= Kvindelig Fremskridtsforening =

Danish women's organization

The Kvindelig Fremskridtsforening (KF), or Women's Progress Association, was a Danish women's association which was founded in 1885 by Matilde Bajer and Elisabeth Ouchterlony. They had both been co-founders of the Danish Women's Society (Dansk Kvindesamfund) in 1871 but now wanted an organization which included specific attention to women's suffrage in municipal and national elections, an issue which was not on the agenda of the apolitical Women's Society. The organization also addressed women's involvement as peace activists and as members of the workforce.

In 1888, with the support and involvement of Johanne Meyer, KF arranged the first meeting of the Nordic Women's Movement (Nordisk Kvindesagsmøde) which was held in Copenhagen in connection with the Nordic Exhibition. Open to both men and women, it attracted 700 participants from Norway, Sweden, Finland and Iceland.

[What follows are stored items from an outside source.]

# YaqiangCao/cLoops

Hardware: AMD Instinct MI355X
Metric: PETs clustered/sec (whole node) + wall-clock for mode-3 eps x minPts sweep (higher is better)
Workload: dtype int32; 1 GPU; synthetic-200M-23chr-mode3 (BASELINE.json configs[3]); variant=cDBSCAN2, pets=200000000, chromosomes=23, chained_cut=True, final_cut=3871, candidate_loops=3651369, parallelism=23 chromosomes LPT-sharded over 1 GPU(s)

## Files before the change

### cloops_amd/_lib.py

```python
import ctypes
import os

_HERE = os.path.dirname(os.path.abspath(__file__))
SO_PATH = os.path.join(_HERE, "libcloops_hip.so")

CL_OK = 0
CL_ERR_ARG = -1
CL_ERR_HIP = -2
CL_ERR_EMPTY = -3
CL_ERR_DOMAIN = -4
CL_ERR_GRID = -5
CL_ERR_NODEVICE = -6
CL_ERR_HASH = -7
CL_ERR_PARSE = -8

VARIANT_CDBSCAN1 = 1
VARIANT_CDBSCAN2 = 2
VARIANT_BLOCK = 3

CL_TRACK_WASHU, CL_TRACK_JUICE = 0, 1
CL_TRACK_NAME_MAX = 64
CL_CONV_HICPRO, CL_CONV_JUICER, CL_CONV_PAIRS = 0, 1, 2
CL_CONV_E_FIELDS, CL_CONV_E_INT, CL_CONV_E_RANGE, CL_CONV_E_LONG = 1, 2, 3, 4
CL_INGEST_TIMES = 6
CL_INGEST_BEDPE, CL_INGEST_PAIRS = 0, 1
DIST_LOGBINS = 3840
CL_KDE_MAX_GRID = 1024
CL_KDIS_KMAX = 64
CL_KDIS_BINS = 3968
CL_MAT_WMAX = 8192
CL_MAT_CELLS_MAX = 16777216
CL_BAL_BINS_MAX = 16777216
CL_EIG_MAX = 6
CL_EIG_BLOCK = 8
CL_EIG_BINS_MAX = 1048576


class ClBox(ctypes.Structure):
    _fields_ = [("min_x", ctypes.c_int32), ("max_x", ctypes.c_int32), ("min_y", ctypes.c_int32),
                ("max_y", ctypes.c_int32), ("count", ctypes.c_int32)]


class ClTiming(ctypes.Structure):
    _fields_ = [("ms_keys", ctypes.c_float), ("ms_sort", ctypes.c_float), ("ms_region", ctypes.c_float),
                ("ms_union", ctypes.c_float), ("ms_border", ctypes.c_float), ("ms_table", ctypes.c_float),
                ("ms_d2h", ctypes.c_float), ("ms_total", ctypes.c_float), ("n_in", ctypes.c_int64),
                ("n_strips", ctypes.c_int64), ("ms_bracket", ctypes.c_float), ("ms_band", ctypes.c_float),
                ("n_queried", ctypes.c_int64)]


class ClIngestName(ctypes.Structure):
    _fields_ = [("hash", ctypes.c_uint64), ("first", ctypes.c_uint32), ("off", ctypes.c_uint32), ("len", ctypes.c_uint32),
                ("pad", ctypes.c_uint32)]


class ClDsummary(ctypes.Structure):
    _fields_ = [("n_all", ctypes.c_int64 * 2), ("n_pos", ctypes.c_int64 * 2), ("sumx", ctypes.c_double * 2),
                ("sumxx", ctypes.c_double * 2), ("xshift", ctypes.c_double), ("loghist", ctypes.c_uint64 * DIST_LOGBINS),
                ("fine_lo", ctypes.c_int64), ("fine", ctypes.c_uint64 * 2048)]


_int, _i32, _u32, _i64, _vp, _cp = ctypes.c_int, ctypes.c_int32, ctypes.c_uint32, ctypes.c_int64, ctypes.c_void_p, ctypes.c_char_p
_i32p, _i64p, _u64p, _f32p, _vpp = (ctypes.POINTER(t) for t in (_i32, _i64, ctypes.c_uint64, ctypes.c_float, _vp))
_f64, _f64p = ctypes.c_double, ctypes.POINTER(ctypes.c_double)
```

KF was restricted to women. Members came mainly from the political left and the trade unions, creating opposition to the Women's Society. Bajer was the first president of the KF from 1886 to 1889, after which she served on the board. Ouchterlony, a journalist, contributed to the organization's journal Hvad vi vil (What We Want). She was also an effective public speaker. From 1888, Meyer was editor of Hvad vi vil, to which she contributed many articles. She became president of KF in 1889.

In 1889, many members of the KF left to set up the Kvindevalgretsforeningen (Women's Suffrage Association) which, as its name implies, was even more strongly focused on suffrage. As a result, interest in the KF diminished and it was dissolved in 1893.